From one woman to another, I am the first to admit that having your period is not necessarily my idea of a “good time.” No period, no problem, right? Actually, there is a problem, and it’s known as amenorrhea. I’ve talked openly about my history with amenorrhea and it has propelled me to write a book about it, “The Better Period Food Solution.”
Women may experience an irregular period or a missed a cycle once in a while. We typically chalk it up to stress, schedule change or some other reason and move on with our lives. However, it’s important to know when these irregularities could mean something more.
What is Amenorrhea?
Amenorrhea, in its purest definition, is the absence of a woman’s menstrual cycle. There are two types of amenorrhea—primary and secondary. Primary amenorrhea occurs when a teenage girl has reached or surpassed the age of 16 without getting her first menstrual period. Secondary amenorrhea occurs when a woman stops menstruating for at least three consecutive months.
Our bodies are programmed to prioritize the most important bodily functions, thus sending a majority of energy to areas that need it the most. Unfortunately, some functions are sacrificed if there is not enough energy to go around. So, when women are not eating enough calories to balance their daily energy output, are overstressed or overexercising, the body shuts down all non-essential bodily functions, which unfortunately includes the reproductive system.
How Common Is It In Women?
According to the American Society for Reproductive Medicine, amenorrhea occurs in a small percentage (less than 5%) of women in their lifetime. Yet, it is estimated that about 45% of female athletes, more specifically sports in which low body weight is considered an advantage, experience amenorrhea. It is more common for women that are athletes or have disordered eating to have irregular menstrual cycles than the average woman.
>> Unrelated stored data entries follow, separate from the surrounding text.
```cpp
int launch_partition2_quads(kpal_ctx *ctx, const Span &s, bool fresh)
{
    const uint64_t total_steps = (s.nchunks + 63) / 64;
    if (total_steps == 0) return KPAL_OK;
    const int K = ctx->k;
    const uint32_t NB1 = 1u << (2 * K - 22);
    const uint32_t REP = NB1 >= 256 ? 1u : 256u / NB1;
    const uint32_t S1 = (uint32_t)kQuadRowWords / (NB1 * REP);
    CHK(ensure(ctx, ctx->quad_meta, ((size_t)ctx->num_cu + 4 + 2048 + 512) * sizeof(uint32_t)));
    uint32_t *nrounds1 = (uint32_t *)ctx->quad_meta.p;
    uint32_t *error = nrounds1 + ctx->num_cu;
    if (!ctx->quad_error_word) {
        HIPCHK(hipMemsetAsync(error, 0, 4 * sizeof(uint32_t), ctx->stream));
        ctx->quad_error_word = error;
    }
    static const int candidates[] = {8, 7, 6, 3};
    int steps1 = 0;
    for (int c : candidates)
        if (c == ctx->quad_steps_forced) steps1 = c;
// ... 2 lines not shown
    const bool cached = ctx->cached_steps1 && ctx->cached_steps2 && ctx->cached_uses < 16 && feed_bytes <= 2 * ctx->cached_bytes &&
                        2 * feed_bytes >= ctx->cached_bytes;
    if (cached) {
        if (!steps1) steps1 = ctx->cached_steps1;
        ++ctx->cached_uses;
    } else {
        int chosen = 0;
        const int rc = quad_choose_steps(ctx, s, error + 4, (int)(NB1 * REP), (int)S1, 16, candidates, 4, &chosen, &fine);
        if (rc != KPAL_OK) return rc;
        if (!steps1) steps1 = chosen;
    }
    const bool repeat1 = ctx->quad_repeat_forced >= 0 ? ctx->quad_repeat_forced != 0 : ctx->sample_hot_rows;
    if (repeat1 && steps1 != 7) ++ctx->stat_repeat_pieces;
    const uint64_t tile_steps = 16ull * steps1;
    const uint64_t tiles1 = (total_steps + tile_steps - 1) / tile_steps;
    const uint32_t G1 = (uint32_t)std::min<uint64_t>((uint64_t)std::min(ctx->num_cu, 256), tiles1);
    const uint64_t tpb1 = (tiles1 + G1 - 1) / G1;
    if (tpb1 > 0xFFFFull) return set_err(KPAL_E_INVALID, "quad partition: batch too large");
    const uint64_t per_kib = 1024 / (S1 * 4);
    const uint64_t cap1 = (tpb1 + 1 + per_kib - 1) / per_kib * per_kib;
    if ((size_t)kQuadRowWords * 4 * G1 * cap1 > ctx->quad_pool_max && s.nchunks > 64) return kSplitBatch;
    CHK(ensure(ctx, ctx->residuals, (size_t)kQuadRowWords * 4 * G1 * cap1));
    uint32_t *pool1 = (uint32_t *)ctx->residuals.p;
    const uint32_t units = REP * G1;
    uint32_t G2 = std::max<uint32_t>(1, std::min<uint32_t>(units, (uint32_t)ctx->num_cu * 4 / NB1));
    const uint32_t upw = (units + G2 - 1) / G2;
    G2 = (units + upw - 1) / upw;
    const uint64_t unit_cap = cap1 * S1 * 4;
    if ((uint64_t)upw * unit_cap >= (1ull << 32)) return set_err(KPAL_E_INVALID, "quad partition: batch too large");
    constexpr int kWaves2 = 16;
    int steps2 = 2;
    if (cached) {
        steps2 = ctx->cached_steps2;
    } else {
        double all = 0.0;
        for (double v : fine) all += v;
        const double f1 = std::min(1.0, all * 16.0 * steps1 / (double)kQuadRowWords);
        static const int candidates2[] = {8, 7, 6, 4, 3, 2};
        std::vector<double> mu(fine.size() > 32 ? fine.size() - 32 : 0);
        for (int c : candidates2) {
            for (size_t b = 0; b < mu.size(); ++b) mu[b] = all > 0.0 ? fine[b] / all * (256.0 * f1) * kWaves2 * c : 0.0;
            if (quad_expected_backlog(mu, 64) <= kQuadBacklogMax) {
// ... 150 lines not shown
```

### kpal_amd/csrc/quad_kernels.hpp

```cpp
#pragma once
#include <type_traits>

#include "kpal_device.hpp"
#include "quad2_index.hpp"

namespace kpal {

constexpr int kQuadSpillCap = 2048;
constexpr int kQuadRowWords = 32768;
constexpr int kQuadDummyWords = 4;
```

Some women are more susceptible to amenorrhea than others. Amenorrhea could result from pregnancy, breastfeeding, weight fluctuations, birth control or the use of certain medications. Lifestyle factors are a very common cause of amenorrhea, altering the functioning of the hypothalamus and causing menstruation to stop, also known as hypothalamic amenorrhea. Excessive exercise, disordered eating and stress could cause hypothalamic amenorrhea. Female athletes are prone to developing secondary amenorrhea and the female athlete triad, which is a disorder that women develop from three related conditions: disordered eating, amenorrhea, and osteoporosis (weakening of the bones). It’s believed that the three conditions of the female athlete triad contribute to the development of each other. Other causes of amenorrhea include hormonal imbalances like PCOS and thyroid dysfunction.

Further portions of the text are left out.